Dataset entries>
struct earhip_render {
  earhip_ctx *ctx = nullptr;
  int M = 0, N = 0, B = 0, K = 1, D = 0, T = 0;
  int Bk = 0, Lk = 0;
  int NP = 1;
  std::unique_ptr<CurveSet> curves;
  int64_t t = 0;
  int last_plan[3] = {0, 0, 0};
  int last_paired = -1;
  size_t last_scratch_bytes = 0;
  long scratch_regrows = 0;
  DevBuf<unsigned> rec;
  bool last_gated = false;
  bool last_device_form = false;
  bool last_hg_robust = false;
  int last_kind = -1;
  int run_len = 11;
  bool run_len_set = false;

  DevBuf<SegDesc> desc;
  DevBuf<float> bus;
  int max_gsplit = 1;
  DevBuf<cf> H, tw;
  DevBuf<float> tail[2], dly[2], hist[2];
  DevBuf<float> ztail, zdly, zhist;
  bool fresh = true;
  int cur = 0;
  DevBuf<float> d_in, d_out;
  PinBuf<float> p_in, p_out;
  std::unique_ptr<GatherPool> gather;
  StreamPipe pipe;
  int last_host_chunks = 0;
  PinBuf<unsigned char> p_bytes;
  DevBuf<unsigned char> d_bytes;
  DevBuf<float> d_ilv, d_rows, d_rows_out;
  DevBuf<unsigned char> d_pcm;
  PinBuf<unsigned char> p_pcm;
  PcmLevels levels;
  bool timing = false;
  bool last_timed = false;
  int timing_every = 1;
  long timing_calls = 0;
  hipEvent_t ev[6] = {nullptr, nullptr, nullptr, nullptr, nullptr, nullptr};
  struct Pending { hipEvent_t e[6]; bool has_k2; bool continues; };
  std::vector<Pending> pending;
  std::vector<hipEvent_t> pool;
  double acc_ms[3] = {0, 0, 0};
  double acc_n[3] = {0, 0, 0};

  ~earhip_render() {
    for (auto &p : pending)
      for (auto e : p.e)
        if (e) (void)hipEventDestroy(e);
    for (auto e : pool) (void)hipEventDestroy(e);
  }

  unsigned mode_word() {
    ctx->use();
    unsigned word = 0;
    EARHIP_HIP(hipMemcpyAsync(&word, rec.p, sizeof(word), hipMemcpyDeviceToHost, ctx->stream));
    EARHIP_HIP(hipStreamSynchronize(ctx->stream));
    if (!(word & kModeRecorded)) fail_internal("no gain kernel recorded the call's mode word");
    return word;
  }

  hipEvent_t get_event() {
    if (!pool.empty()) {
      hipEvent_t e = pool.back();
      pool.pop_back();
      return e;
    }
    hipEvent_t e;
    EARHIP_HIP(hipEventCreate(&e));
    return e;
  }

  void drain_timing() {
    EARHIP_HIP(hipStreamSynchronize(ctx->stream));
    for (auto &p : pending) {
      float ms = 0;
      const double one = p.continues ? 0.0 : 1.0;
      EARHIP_HIP(hipEventElapsedTime(&ms, p.e[0], p.e[1]));
      acc_ms[2] += ms; acc_n[2] += one;
      EARHIP_HIP(hipEventElapsedTime(&ms, p.e[2], p.e[3]));
      acc_ms[0] += ms; acc_n[0] += one;
      if (p.has_k2) {
        EARHIP_HIP(hipEventElapsedTime(&ms, p.e[4], p.e[5]));
        acc_ms[1] += ms; acc_n[1] += one;
      }
      for (auto e : p.e)
        if (e) pool.push_back(e);
    }
    pending.clear();
  }

  size_t direct_stride(const float *const *ch, int count, size_t n) const {
    if (ctx->host_ranges.empty() || count < 1) return 0;
    const uintptr_t a0 = (uintptr_t)ch[0];
    const uintptr_t step = count > 1 ? (uintptr_t)ch[1] - a0 : sizeof(float) * n;
    if ((a0 & 15) != 0 || step % 16 != 0 || step < sizeof(float) * n || step > ((uintptr_t)1 << 40)) return 0;
    for (int c = 1; c < count; c++)
      if ((uintptr_t)ch[c] - (uintptr_t)ch[c - 1] != step) return 0;
    return ctx->host_reachable(ch[0], step * (count - 1) + sizeof(float) * n) ? (size_t)(step / sizeof(float)) : 0;
  }

  size_t frames_to_device_rows(size_t nblocks, const void *frames_dev, int fmt, int frame_channels, int first_channel, bool with_out) {
    ctx->use();
    const size_t S = (size_t)pcm_sample_bytes(fmt), n = nblocks * (size_t)B, cap = (size_t)T * B;
    if (d_rows.n < cap * M || (with_out && d_rows_out.n < cap * N)) {
      EARHIP_HIP(hipStreamSynchronize(ctx->stream));
      d_rows.reserve(cap * M);
      if (with_out) d_rows_out.reserve(cap * N);
    }
    launch_pcm_to_rows(fmt, frames_dev, (size_t)frame_channels * S, (size_t)first_channel * S, M, n, d_rows.p, n, ctx->stream);
    return n;
  }
  void reserve_pcm_out(size_t bytes, bool pinned) {
    levels.reserve(N, ctx->stream);
    d_pcm.reserve(bytes);
    if (pinned) p_pcm.reserve(bytes);
  }

  HostChunkPlan host_plan(size_t nblocks, bool direct) const {
    return plan_host_chunks(nblocks, B, M, direct, ctx->has(OPT_HOST_CHUNK_MB), ctx->get(OPT_HOST_CHUNK_MB), ctx->get(OPT_HOST_FIRST, 0));
  }
  hipError_t chunk_rows_d2h(float *out0, size_t out_st, size_t at, size_t len) {
    const float *dout = d_out.p + (size_t)N * at;
    if (out_st)
      return hipMemcpy2DAsync(out0 + at, sizeof(float) * out_st, dout, sizeof(float) * len, sizeof(float) * len, N, hipMemcpyDeviceToHost, pipe.out);
    return hipMemcpyAsync(p_out.p + (size_t)N * at, dout, sizeof(float) * len * N, hipMemcpyDeviceToHost, pipe.out);
  }
  void chunk_rows_scatter(float *const *out, size_t at, size_t len) const {
    for (int ch = 0; ch < N; ch++) std::memcpy(out[ch] + at, p_out.p + (size_t)N * at + (size_t)ch * len, sizeof(float) * len);
  }
  void process_short_call(size_t nblocks, float *out0, size_t out_st) {
    const size_t n = nblocks * (size_t)B;
    const bool direct_out = NP <= 1;
    process_device(nblocks, d_in.p, n, out_st ? out0 : direct_out ? p_out.p : d_out.p, out_st ? out_st : n);
    if (!out_st && !direct_out) EARHIP_HIP(hipMemcpyAsync(p_out.p, d_out.p, sizeof(float) * n * N, hipMemcpyDeviceToHost, ctx->stream));
  }
  GatherPool &staging_threads() {
    if (!gather) {
      gather.reset(new GatherPool);
      const int want = ctx->get(OPT_HOST_THREADS, 0);
      gather->start(want >= 1 && want <= 64 ? want : default_staging_threads());
    }
    return *gather;
  }

  MixLaunch plan_call(size_t nblocks, size_t in_stride) {
    const int nsamples = (int)(nblocks * (size_t)B);
    MixLaunch ml = plan_mix(ctx, curves->plan(), M, nsamples, ctx->strict, max_gsplit, curves->aligned_tile(t),
                            curves->ramp_share(), curves->gain_scale(), curves->point_density_all(), curves->pair_waste(256), curves->pair_waste(512),
                            curves->hinge_exact_share(in_stride, (size_t)nsamples), curves->tiles_aligned(kF32GridTile, t),
                            curves->deltas_per_pair(256));
    const size_t bus_stride = ((size_t)nsamples + 3) & ~(size_t)3;
    while (ml.gsplit > 1 && bus_stride * K * N * ml.gsplit > bus.n) ml.gsplit /= 2;
    return ml;
  }

  size_t last_in_stride = 0;
  void reserve_for_curves() {
    size_t need = 0;
    bool hinge = false;
    const size_t lens[3] = {(size_t)T, (size_t)std::max(1, T / 2), (size_t)1};
    for (size_t nb : lens) {
      const MixLaunch ml = plan_call(nb, last_in_stride ? last_in_stride : nb * (size_t)B);
      need = std::max(need, scratch_units(*curves, ml, M));
      hinge = hinge || ml.hinge;
    }
    if (hinge) curves->ensure_kinks(ctx);
// ... 3 lines not shown
    }
  }

  int resident_workgroups(const MixLaunch &ml) const {
    if (!(ml.split || ml.pieces || ml.hinge)) return 0;
    return ctx->num_cus * (ml.tile() >= 512 ? 1 : 2);
  }

  struct BusTap {
    float *sink = nullptr;
    size_t stride = 0, cap = 0, pos = 0;
    void attach(bool on, float *sink_dev, size_t sink_stride, size_t sink_capacity) {
      if (on) {
        require(sink_dev != nullptr, "sink_dev must not be NULL");
        require(sink_stride >= sink_capacity, "sink_stride must be >= sink_capacity");
      }
      *this = on ? BusTap{sink_dev, sink_stride, sink_capacity, 0} : BusTap{};
    }
  };
  earhip_loudness *meter = nullptr;
  earhip_firmix *fm = nullptr;
  earhip_limiter *lim = nullptr;
  BusTap fm_tap, lim_tap;
  void check_taps(size_t nblocks) const {
    const size_t n = nblocks * (size_t)B;
    if (meter) loudness_check_room(meter, n);
    if (fm) {
      firmix_check_room(fm, nblocks);
      if (fm_tap.pos + n > fm_tap.cap) fail_invalid("the call would pass the FIR matrix's sink_capacity (nothing was rendered)");
    }
    if (lim) {
      limiter_check_room(lim, n);
      if (lim_tap.pos + n > lim_tap.cap) fail_invalid("the call would pass the limiter's sink_capacity (nothing was rendered)");
    }
  }
  void feed_taps(size_t nblocks, const float *out_dev, size_t out_stride) {
    const size_t n = nblocks * (size_t)B;
    if (meter) loudness_feed(meter, n, out_dev, out_stride);
    if (fm) {
      firmix_feed(fm, nblocks, out_dev, out_stride, fm_tap.sink + fm_tap.pos, fm_tap.stride);
      fm_tap.pos += n;
    }
    if (lim) {
      limiter_feed(lim, n, out_dev, out_stride, lim_tap.sink + lim_tap.pos, lim_tap.stride);
      lim_tap.pos += n;
    }
  }
  void process_device(size_t nblocks, const float *in_dev, size_t in_stride, float *out_dev, size_t out_stride) {
    if (!meter && !fm && !lim) return render_spans(nblocks, in_dev, in_stride, out_dev, out_stride);
    check_taps(nblocks);
    render_spans(nblocks, in_dev, in_stride, out_dev, out_stride);
    feed_taps(nblocks, out_dev, out_stride);
  }
  void render_spans(size_t nblocks, const float *in_dev, size_t in_stride, float *out_dev, size_t out_stride) {
    MixLaunch whole;
    bool have_plan = false;
    if (!ctx->strict && ctx->get(OPT_TAILCUT, 1) != 0 && nblocks >= 2) {
      last_in_stride = in_stride;
      if (curves->dirty()) {
        curves->commit(ctx);
        reserve_for_curves();
      }
      const MixLaunch ml = whole = plan_call(nblocks, in_stride);
      have_plan = true;
      const int W = resident_workgroups(ml);
      if (W > 0 && ml.gsplit == 1 && ml.ntiles > W) {
        const size_t tile = (size_t)ml.tile();
        const size_t full = (size_t)ml.ntiles / (size_t)W, rest = (size_t)ml.ntiles % (size_t)W;
        const size_t main_samples = full * (size_t)W * tile;
        const size_t eighths = (size_t)std::min(std::max(ctx->get(OPT_TAILCUT, 2), 0), 7);
        if (rest > 0 && rest <= (size_t)W * eighths / 8 && main_samples % (size_t)B == 0) {
          const size_t main_blocks = main_samples / (size_t)B;
          process_span(main_blocks, in_dev, in_stride, out_dev, out_stride, false);
          const int kind = last_kind, plan3[3] = {last_plan[0], last_plan[1], last_plan[2]};
          const size_t scratch = last_scratch_bytes;
          const bool gated = last_gated, device_form = last_device_form, hg_robust = last_hg_robust;
          const int paired = last_paired;
          process_span(nblocks - main_blocks, in_dev + main_samples, in_stride, out_dev + main_samples, out_stride, true);
          last_kind = kind;
          last_gated = gated, last_device_form = device_form, last_paired = paired, last_hg_robust = hg_robust;
          for (int i = 0; i < 3; i++) last_plan[i] = plan3[i];
          last_scratch_bytes = scratch;
          last_tail_blocks = (int)(nblocks - main_blocks);
          return;
        }
      }
    }
    last_tail_blocks = 0;
    process_span(nblocks, in_dev, in_stride, out_dev, out_stride, false, have_plan ? &whole : nullptr);
  }
  int last_tail_blocks = 0;

  void process_span(size_t nblocks, const float *in_dev, size_t in_stride, float *out_dev,
                    size_t out_stride, bool continues, const MixLaunch *planned = nullptr) {
    const int nsamples = (int)(nblocks * (size_t)B);
    last_in_stride = in_stride;
    if (curves->dirty()) {
      curves->commit(ctx);
      reserve_for_curves();
    }
    const bool strict = ctx->strict;
    MixLaunch ml = planned ? *planned : plan_call(nblocks, in_stride);
    if (ml.hinge) curves->ensure_kinks(ctx);

    last_kind = ml.f32grid ? 2 : ml.hinge ? 5 : ml.pieces ? 4 : ml.split ? 3 : ml.mfma ? 1 : 0;
    {
      const size_t need = scratch_units(*curves, ml, M);
      if (need > desc.n) {
        EARHIP_HIP(hipStreamSynchronize(ctx->stream));
        desc.reserve(need + need / 2);
        scratch_regrows++;
      }
      last_scratch_bytes = need * 16;
    }
    const size_t bus_stride = ((size_t)nsamples + 3) & ~(size_t)3;
    const size_t part_stride = bus_stride * K * N;
    if (part_stride * ml.gsplit > bus.n) fail_internal("bus buffer too small for this launch plan");
    last_paired = (ml.pieces || ml.hinge) ? (ml.paired ? 1 : 0) : -1;
    last_plan[0] = ml.tile();
    last_plan[1] = ml.ntiles;
    last_plan[2] = ml.gsplit;
    Pending pd;
    hipEvent_t *evp = nullptr;
    const bool timed = timing && (continues ? last_timed : (timing_calls++ % timing_every) == 0);
    last_timed = timed;
    if (timed) {
      for (int i = 0; i < 6; i++) pd.e[i] = get_event();
      pd.has_k2 = K == 2;
      pd.continues = continues;
      evp = pd.e;
    }
    const long lazy_before = ctx->lazy_allocs;
    ctx->record_slot = rec.p + (continues ? 1 : 0);
    if (K == 1) {
      if (ml.gsplit == 1) {
        launch_gain_mix(ctx, *curves, ml, strict, t, nsamples, in_dev, in_stride, out_dev,
                        out_stride, 0, desc.p, evp);
      } else {
        launch_gain_mix(ctx, *curves, ml, strict, t, nsamples, in_dev, in_stride, bus.p,
                        bus_stride, part_stride, desc.p, evp);
        hipLaunchKernelGGL(k_sum_parts, dim3((nsamples + 255) / 256, N), dim3(256), 0,
                           ctx->stream, bus.p, part_stride, ml.gsplit, bus_stride, N, nsamples,
                           out_dev, out_stride);
        EARHIP_HIP(hipGetLastError());
      }
    } else {
      launch_gain_mix(ctx, *curves, ml, strict, t, nsamples, in_dev, in_stride, bus.p,
                      bus_stride, part_stride, desc.p, evp);
      DecorParams P;
      P.bus = bus.p;
      P.bus_stride = bus_stride;
      P.part_stride = part_stride;
      P.nparts = ml.gsplit;
      const bool wave_k2 = Lk == 1024 && NP == 1 && !ctx->get(OPT_K2_WG);
      const int kblocks = (int)(nblocks * (size_t)(B / Bk));
      if (wave_k2 && ml.gsplit > 1) {
        if (evp) EARHIP_HIP(hipEventRecord(evp[4], ctx->stream));
        hipLaunchKernelGGL(k_sum_parts, dim3((nsamples + 255) / 256, K * N), dim3(256), 0, ctx->stream, bus.p,
                           part_stride, ml.gsplit, bus_stride, K * N, nsamples, bus.p, bus_stride);
        EARHIP_HIP(hipGetLastError());
        P.nparts = 1;
      }
      P.out = out_dev;
      P.out_stride = out_stride;
      P.tw = tw.p;
      P.dly_in = fresh ? zdly.p : dly[cur].p;
      P.dly_out = dly[cur ^ 1].p;
      P.N = N;
      P.T = kblocks;
      const int R = wave_k2 && !run_len_set ? wave_run_len(kblocks, N, ctx->num_cus) : run_len;
      P.R = R;
      P.D = D;
      P.hist_len = (NP - 1) * Bk;
      P.hist_in = fresh ? zhist.p : hist[cur].p;
      P.hist_out = hist[cur ^ 1].p;
      const dim3 grid((unsigned)((kblocks + R - 1) / R), N);
      if (evp && P.nparts == ml.gsplit) EARHIP_HIP(hipEventRecord(evp[4], ctx->stream));
      for (int part = 0; part < NP; part++) {
        P.H = H.p + (size_t)part * N * Lk;
        P.tail_in = (fresh ? ztail.p : tail[cur].p) + (fresh ? 0 : (size_t)part * N * Bk);
        P.tail_out = tail[cur ^ 1].p + (size_t)part * N * Bk;
        P.shift = part * Bk;
        P.accumulate = part > 0 ? 1 : 0;
        if (wave_k2) {
          hipLaunchKernelGGL(k_decorrelate_wave, dim3((grid.x + kDecorWaves - 1) / kDecorWaves, grid.y), dim3(64 * kDecorWaves),
                             0, ctx->stream, P);
          EARHIP_HIP(hipGetLastError());
        } else {
          launch_decor(Lk, P, grid, ctx->stream, true);
        }
      }
      if (evp) EARHIP_HIP(hipEventRecord(evp[5], ctx->stream));
      cur ^= 1;
      fresh = false;
    }
    if (timed) pending.push_back(pd);
    last_gated = ctx->last_gate_idx >= 0;
    last_device_form = ctx->last_wide_idx >= 0;
    last_hg_robust = last_gated && ctx->last_hinge_robust;
    if (ctx->lazy_allocs != lazy_before) scratch_regrows++;
    t += nsamples;
  }
};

WHAT YOU NEED TO DO> Copy out, word for word, the part of the entries above that begins at the line with "last_scratch_bytes = need * 16;" and ends at the line with "hipEvent_t *evp = nullptr;", including both.

PROBLEM SOLUTION>
      last_scratch_bytes = need * 16;
    }
    const size_t bus_stride = ((size_t)nsamples + 3) & ~(size_t)3;
    const size_t part_stride = bus_stride * K * N;
    if (part_stride * ml.gsplit > bus.n) fail_internal("bus buffer too small for this launch plan");
    last_paired = (ml.pieces || ml.hinge) ? (ml.paired ? 1 : 0) : -1;
    last_plan[0] = ml.tile();
    last_plan[1] = ml.ntiles;
    last_plan[2] = ml.gsplit;
    Pending pd;
    hipEvent_t *evp = nullptr;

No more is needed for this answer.